Nitric oxide synthase 2 gene polymorphisms are associated with prostatic volume in Korean men with benign prostatic hyperplasia

Koo Han Yoo 1, Su Kang Kim 2, Joo-Ho Chung 2, Sung-Goo Chang 1,*
PMCID: PMC3739311  PMID: 20562898

Abstract

The precise aetiology of benign prostatic hyperplasia (BPH) remains unclear; however, it is known that immunological inflammatory processes have a role in the pathogenesis of BPH initiation and progression. Nitric oxide synthase 2 (NOS2) inducible expression is closely correlated with prostatic disease, including prostate cancer and BPH. The aim of this study was to investigate the relationship between NOS2 polymorphisms and BPH. With a cohort of 205 controls and 229 BPH subjects, we genotyped three single nucleotide polymorphisms (SNPs) in the NOS2 gene, including rs2779248 (promoter, −278 T/C), rs10459953 (5′-untranslated region) and rs2297518 (exon 16, missense, Ser608Leu), using direct sequencing and restriction fragment length polymorphism. The genotypic and allelic frequencies between control and BPH subjects were compared, and the associations among the BPH subjects were analyzed. SNPStats, SNPAnalyzer and HelixTree programmes were used to analyze SNPs. There was no association on SNPs between control and BPH subjects. When BPH subjects were analyzed, there was no association on SNPs between the low and high prostate-specific antigen groups.

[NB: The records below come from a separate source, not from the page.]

#if defined(VRT_DIAG_REGIONS)
    unsigned long long t_prev = __builtin_readcyclecounter();
    int prev_stage = 4;
    unsigned long long t_stage[6] = {0ULL, 0ULL, 0ULL, 0ULL, 0ULL, 0ULL};
    unsigned long long t_sub[4] = {0ULL, 0ULL, 0ULL, 0ULL};
#define VRT_SUB_CLOCK(q) do { __asm__ volatile("s_waitcnt vmcnt(0) lgkmcnt(0)" ::: "memory"); const unsigned long long t_ = __builtin_readcyclecounter(); t_sub[q] += t_ - t_sub_prev; t_sub_prev = t_; } while (0)
#define VRT_SUB_START() do { __asm__ volatile("s_waitcnt vmcnt(0) lgkmcnt(0)" ::: "memory"); t_sub_prev = __builtin_readcyclecounter(); } while (0)
    unsigned long long t_sub_prev = 0ULL;
#define VRT_POOL_CLOCK(next_stage)                                                                              \
    do {                                                                                                        \
        const unsigned long long t_now = __builtin_readcyclecounter();                                          \
        _Pragma("unroll") for (int q_ = 0; q_ < 6; q_++) if (prev_stage == q_) t_stage[q_] += t_now - t_prev;   \
        t_prev = t_now; prev_stage = (next_stage);                                                              \
    } while (0)
#else
#define VRT_POOL_CLOCK(next_stage) ((void)0)
#define VRT_SUB_CLOCK(q) ((void)0)
#define VRT_SUB_START() ((void)0)
#endif
    for (;;) {
        wave_lds_sync();
        VRT_POOL_CLOCK(5);
        uint32_t st[WORDS];
        int cnt[4] = {0, 0, 0, 0};
#pragma unroll
        for (int k = 0; k < WORDS; k++) {
            st[k] = state[k * 64 + lane];
#pragma unroll
            for (int q = 0; q < 4; q++) cnt[q] += __popcll(__ballot(st[k] == (uint32_t)q));
        }
        if (exhausted) cnt[SLOT_EMPTY] = 0;
        int stage = SLOT_SHADE, best = cnt[SLOT_SHADE];
        if (cnt[SLOT_ESCAPE] > best) { stage = SLOT_ESCAPE; best = cnt[SLOT_ESCAPE]; }
        if (cnt[SLOT_RAY] > best) { stage = SLOT_RAY; best = cnt[SLOT_RAY]; }
        if (cnt[SLOT_EMPTY] > best) { stage = SLOT_EMPTY; best = cnt[SLOT_EMPTY]; }
        if (best == 0) break;
        int n = 0;
#pragma unroll
        for (int k = 0; k < WORDS; k++) {
            const bool mine = st[k] == (uint32_t)stage;
            const unsigned long long m = __ballot(mine);
            if (mine) list[n + lane_rank(m)] = (uint32_t)(k * 64 + lane);
            n += __popcll(m);
        }
        wave_lds_sync();
        VRT_POOL_CLOCK(stage);

        if (stage == SLOT_RAY) {
            VRT_REGION(14);
#ifndef VRT_POOL_PARK_MIN
#define VRT_POOL_PARK_MIN 64
#endif
            const int park = (n >= VRT_POOL_PARK_MIN) ? VRT_POOL_PARK : 0;
            int head = 0;
            bool active = false, ended = false;
            RayWalk w;
            BrickCache bc;
            bc.key = -1; bc.word = 0ULL;
            CoarseWords cw;
            cw.w1 = 0ULL; cw.w2 = 0ULL;
            SlotRef s;
            s.base = pool; s.stride = SLOTS;
            int slot = 0, iters0 = 0;
            for (;;) {
                const unsigned long long idle = __ballot(!active);
                const int n_idle = __popcll(idle);
                if (ended) {
                    VRT_REGION(16);
                    walk_store(s, w);
                    state[slot] = (uint32_t)slot_state_after_walk<G>(w.t, s.f(PF_FLOOR_T));
                    if (prim_cache) {
                        const uint32_t ids = s.u(PF_IDS);
                        if ((ids >> 24) == 0u)
                            primary_record_store(&prim_cache[((int)((ids >> 12) & 0xfffu) - fp.row0) * fp.W + (int)(ids & 0xfffu)], primary_record(s, prim_tag));
                    }
                    ts.iters += (unsigned)(w.iters - iters0);
                    ended = false;
                }
                if (head >= n) {
                    if (64 - n_idle <= park) {
                        if (active) {
                            VRT_REGION(17);
                            walk_store(s, w);
                            ts.iters += (unsigned)(w.iters - iters0);
                        }
                        break;
                    }
                } else {
                    const int idx = head + lane_rank(idle);
                    if (!active && idx < n) {
                        VRT_REGION(15);
                        slot = (int)list[idx];
                        s.base = pool + slot;
                        walk_load<G>(s, w);
                        coarse_fetch(P, w.ix, w.iy, w.iz, cw);
                        bc.key = -1;
                        iters0 = w.iters;
                        active = true;
                    }
                    head += (n_idle < n - head) ? n_idle : n - head;
                }
                const int target = (head < n) ? VRT_POOL_REFILL : 64 - park;
                do {
                    if (active) {
                        int nq;
                        if (walk_trip(P, w, bc, cw, nq)) { active = false; ended = true; }
                        ts.queries += (unsigned)nq;
                    }
                } while (__popcll(__ballot(!active)) < target);
            }
        } else {
            const int take = n < 64 ? n : 64;
            unsigned base = 0u, limit = 0u;
            unsigned range0 = 0u, per_sample = 1u;
            unsigned q_head = 0u, q_n_cont = 0u;
            if constexpr (QUEUED) {
              if (stage == SLOT_EMPTY) {
                VRT_SUB_START();
                unsigned got = 0u;
                if (lane == 0) got = atomicAdd(work_counter + head * VRT_WORK_HEAD_STRIDE, (unsigned)take);
                got = (unsigned)__builtin_amdgcn_readfirstlane((int)got);
                const unsigned cnt = q_cont + q_left;
                q_head = head; q_n_cont = q_cont;
                base = got;
                limit = (got + (unsigned)take < cnt) ? got + (unsigned)take : cnt;
                if (got + (unsigned)take >= cnt) {
                    heads_left -= 1;
                    head = (head + 1u) & (VRT_WORK_HEADS - 1u);
                    q_cont = pq.counts[head * VRT_PV_COUNT_STRIDE]; q_left = pq.counts[head * VRT_PV_COUNT_STRIDE + 1];
                    q_cont = q_cont < pq.cap ? q_cont : pq.cap; q_left = q_left < pq.left_cap ? q_left : pq.left_cap;
                    if (heads_left == 0) {
                        exhausted = true;
                        if (drain_signal && lane == 0 && atomicExch(work_counter + 1, 1u) == 0u)
                            __hip_atomic_fetch_max(drain_signal, drain_value, __ATOMIC_RELAXED, __HIP_MEMORY_SCOPE_SYSTEM);
                    }
                }
                if (base > limit) base = limit;
                VRT_SUB_CLOCK(0);
              }
            } else
            if (stage == SLOT_EMPTY) {
                VRT_SUB_START();
                unsigned got = 0u;
                if (lane == 0) got = atomicAdd(work_counter + head * VRT_WORK_HEAD_STRIDE, (unsigned)take);
                got = (unsigned)__builtin_amdgcn_readfirstlane((int)got);
                const unsigned r0 = head * range, r1 = (r0 + range < total) ? r0 + range : total;
                base = r0 + got;
                limit = (base + (unsigned)take < r1) ? base + (unsigned)take : r1;
                range0 = r0;
                per_sample = (r1 > r0) ? (r1 - r0) / (unsigned)n_samples : 1u;
                if (r0 >= total || base + (unsigned)take >= r1) {
                    heads_left -= 1;
                    head = (head + 1u) & (VRT_WORK_HEADS - 1u);
                    if (heads_left == 0) {
                        exhausted = true;
                        if (drain_signal && lane == 0 && atomicExch(work_counter + 1, 1u) == 0u)
                            __hip_atomic_fetch_max(drain_signal, drain_value, __ATOMIC_RELAXED, __HIP_MEMORY_SCOPE_SYSTEM);
                    }
                }
                if (base > limit) base = limit;
                VRT_SUB_CLOCK(0);
            }
            if (lane < take) {
                SlotRef s;
                s.stride = SLOTS;
                if (stage == SLOT_SHADE) {
                    VRT_REGION(11);
                    const int slot = (int)list[lane];
                    s.base = pool + slot;
                    state[slot] = (uint32_t)pool_shade<HIT_SOMETHING, BLACK_SUN, RESTIR>(fp, scl, P, out, s, cold_wave + slot * COLD, ts);
                } else if (stage == SLOT_ESCAPE) {
                    VRT_REGION(12);
                    const int slot = (int)list[lane];
                    s.base = pool + slot;
                    state[slot] = (uint32_t)pool_shade<HIT_NOTHING, false, RESTIR>(fp, scl, P, out, s, cold_wave + slot * COLD, ts);
                } else {
                    VRT_REGION(13);
                    const unsigned my = base + (unsigned)lane;
                    if constexpr (QUEUED) {
                        if (my < limit) {
                            const int slot = (int)list[lane];
                            s.base = pool + slot;
                            if (my < q_n_cont) {
                                constexpr int PW = PrimaryContWords<BLACK_SUN>::count;
                                const uint32_t* const at = pq.entries + ((size_t)q_head * pq.cap + my) * PW;
                                uint32_t e[PW];
#pragma unroll
                                for (int k = 0; k < PW; k++) e[k] = at[k];
                                VRT_SUB_CLOCK(1);
                                state[slot] = (uint32_t)pool_begin_queued<G, CULL, BLACK_SUN>(fp, scl.cull, s, cold_wave + slot * COLD, e, ts);
                                VRT_SUB_CLOCK(3);
                            } else {
                                const uint32_t item = pq.leftovers[(size_t)q_head * pq.left_cap + (my - q_n_cont)];
                                const int u = (int)(item & 0xfffu), v = (int)((item >> 12) & 0xfffu), sample = (int)(item >> 28);
                                const PrimaryRecord rec = primary_record_load(&prim_cache[(v - fp.row0) * fp.W + u]);
                                const bool known = primary_record_valid(rec, prim_tag);
                                VRT_SUB_CLOCK(1);
                                int st;
                                if (known) st = pool_begin_known<G>(fp, s, u, v, sample, rec);
                                else {
                                    st = pool_begin<G, CULL>(fp, scl.cull, s, u, v, sample, ts);
                                    if (sample == 0 && st != SLOT_RAY) primary_record_store(&prim_cache[(v - fp.row0) * fp.W + u], primary_record(s, prim_tag));
                                }
                                state[slot] = (uint32_t)st;
                                VRT_SUB_CLOCK(known ? 2 : 3);
                            }
                        }
                    } else
                    if (my < limit) {
                        const int slot = (int)list[lane];
                        s.base = pool + slot;
                        const unsigned j = my - range0;
                        const int sample = (int)(j >= per_sample) + (int)(j >= 2u * per_sample) + (int)(j >= 3u * per_sample);
                        const unsigned rem = j - (unsigned)sample * per_sample;
                        const unsigned tile = range0 / (64u * (unsigned)n_samples) + (rem >> 6), in = rem & 63u;
                        const int u = (int)(tile % (unsigned)tiles_x) * 8 + (int)(in & 7u);
                        const int v = launch_tile_row(fp, (int)(tile / (unsigned)tiles_x)) + (int)(in >> 3);
                        if (u < fp.W && v < fp.row1 && launch_renders_row(fp, v) && !outside_render_area(fp, (float)u, (float)v)) {
                            bool known = false;
                            PrimaryRecord rec;
                            rec.x = rec.y = rec.z = rec.dx = rec.dy = rec.dz = rec.ft = rec.w = 0u;
                            if (prim_cache && (SERVED || sample > 0)) {
                                rec = primary_record_load(&prim_cache[(v - fp.row0) * fp.W + u]);
                                known = primary_record_valid(rec, prim_tag);
                            }
                            VRT_SUB_CLOCK(1);
                            int st;
                            if (known) st = pool_begin_known<G>(fp, s, u, v, sample, rec);
                            else {
                                st = pool_begin<G, CULL>(fp, scl.cull, s, u, v, sample, ts);
                                if (prim_cache && sample == 0 && st != SLOT_RAY) primary_record_store(&prim_cache[(v - fp.row0) * fp.W + u], primary_record(s, prim_tag));
                            }
                            state[slot] = (uint32_t)st;
                            VRT_SUB_CLOCK(known ? 2 : 3);
                        }
                    }
                }
            }
        }
    }
    VRT_POOL_CLOCK(4);
#if defined(VRT_DIAG_REGIONS)
    if (lane == 0)
        for (int q = 0; q < 6; q++) atomicAdd(&g_vrt_region[2 * (20 + q)], t_stage[q]);
    if (lane == 0)
        for (int q = 0; q < 4; q++) atomicAdd(&g_vrt_region[52 + q], t_sub[q]);
#endif
    if (INSTR) flush_stats(ts, sc.counters);
}
template <int G, bool INSTR, bool BLACK_SUN, bool CULL, bool SERVED = false>
__global__ __launch_bounds__(64 * pool_shape<G>(false).waves, VRT_POOL_MIN_WAVES) __attribute__((amdgpu_num_vgpr(VRT_POOL_HALF_VGPRS))) void k_render_pool(FrameParams fp, SceneData sc, PixelBuffers out, unsigned* work_counter, unsigned* next_counter, int n_samples, uint32_t* cold, uint32_t* drain_signal, uint32_t drain_value, PrimaryRecord* prim_cache) {
    render_pool_body<G, false, INSTR, BLACK_SUN, CULL, false, SERVED>(fp, sc, out, work_counter, next_counter, n_samples, cold, drain_signal, drain_value, prim_cache);
}
template <int G, bool INSTR, bool CULL>
__global__ __launch_bounds__(64 * pool_shape<G>(true).waves, 3) __attribute__((amdgpu_num_vgpr(84))) void k_render_pool_dense12(FrameParams fp, SceneData sc, PixelBuffers out, unsigned* work_counter, unsigned* next_counter, int n_samples, uint32_t* cold, uint32_t* drain_signal, uint32_t drain_value, PrimaryRecord* prim_cache) {
    render_pool_body<G, false, INSTR, false, CULL, true>(fp, sc, out, work_counter, next_counter, n_samples, cold, drain_signal, drain_value, prim_cache);
}
template <int G, bool INSTR, bool CULL>
__global__ __launch_bounds__(64 * pool_shape<G>(false).waves, VRT_POOL_MIN_WAVES) __attribute__((amdgpu_num_vgpr(128))) void k_render_pool_restir(FrameParams fp, SceneData sc, PixelBuffers out, unsigned* work_counter, unsigned* next_counter, int n_samples, uint32_t* cold, uint32_t* drain_signal, uint32_t drain_value, PrimaryRecord* prim_cache) {
    render_pool_body<G, true, INSTR, false, CULL>(fp, sc, out, work_counter, next_counter, n_samples, cold, drain_signal, drain_value, prim_cache);
}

However, one SNP (rs10459953, odds ratio [OR] = 0.44, 95% confidence interval [CI] = 0.29–0.65, P < 0.0001, in codominant model; OR = 0.23, 95% CI = 0.12–0.46, P < 0.0001, in dominant model; and OR = 0.46, 95% CI = 0.24–0.86, P = 0.015, in recessive model) was associated with prostatic volume in BPH. We detected a strong association in genotype frequencies of NOS2 SNP (rs10459953) between subjects with small and large prostatic volume in BPH. The result suggests that NOS2 may be associated with prostatic volume in BPH.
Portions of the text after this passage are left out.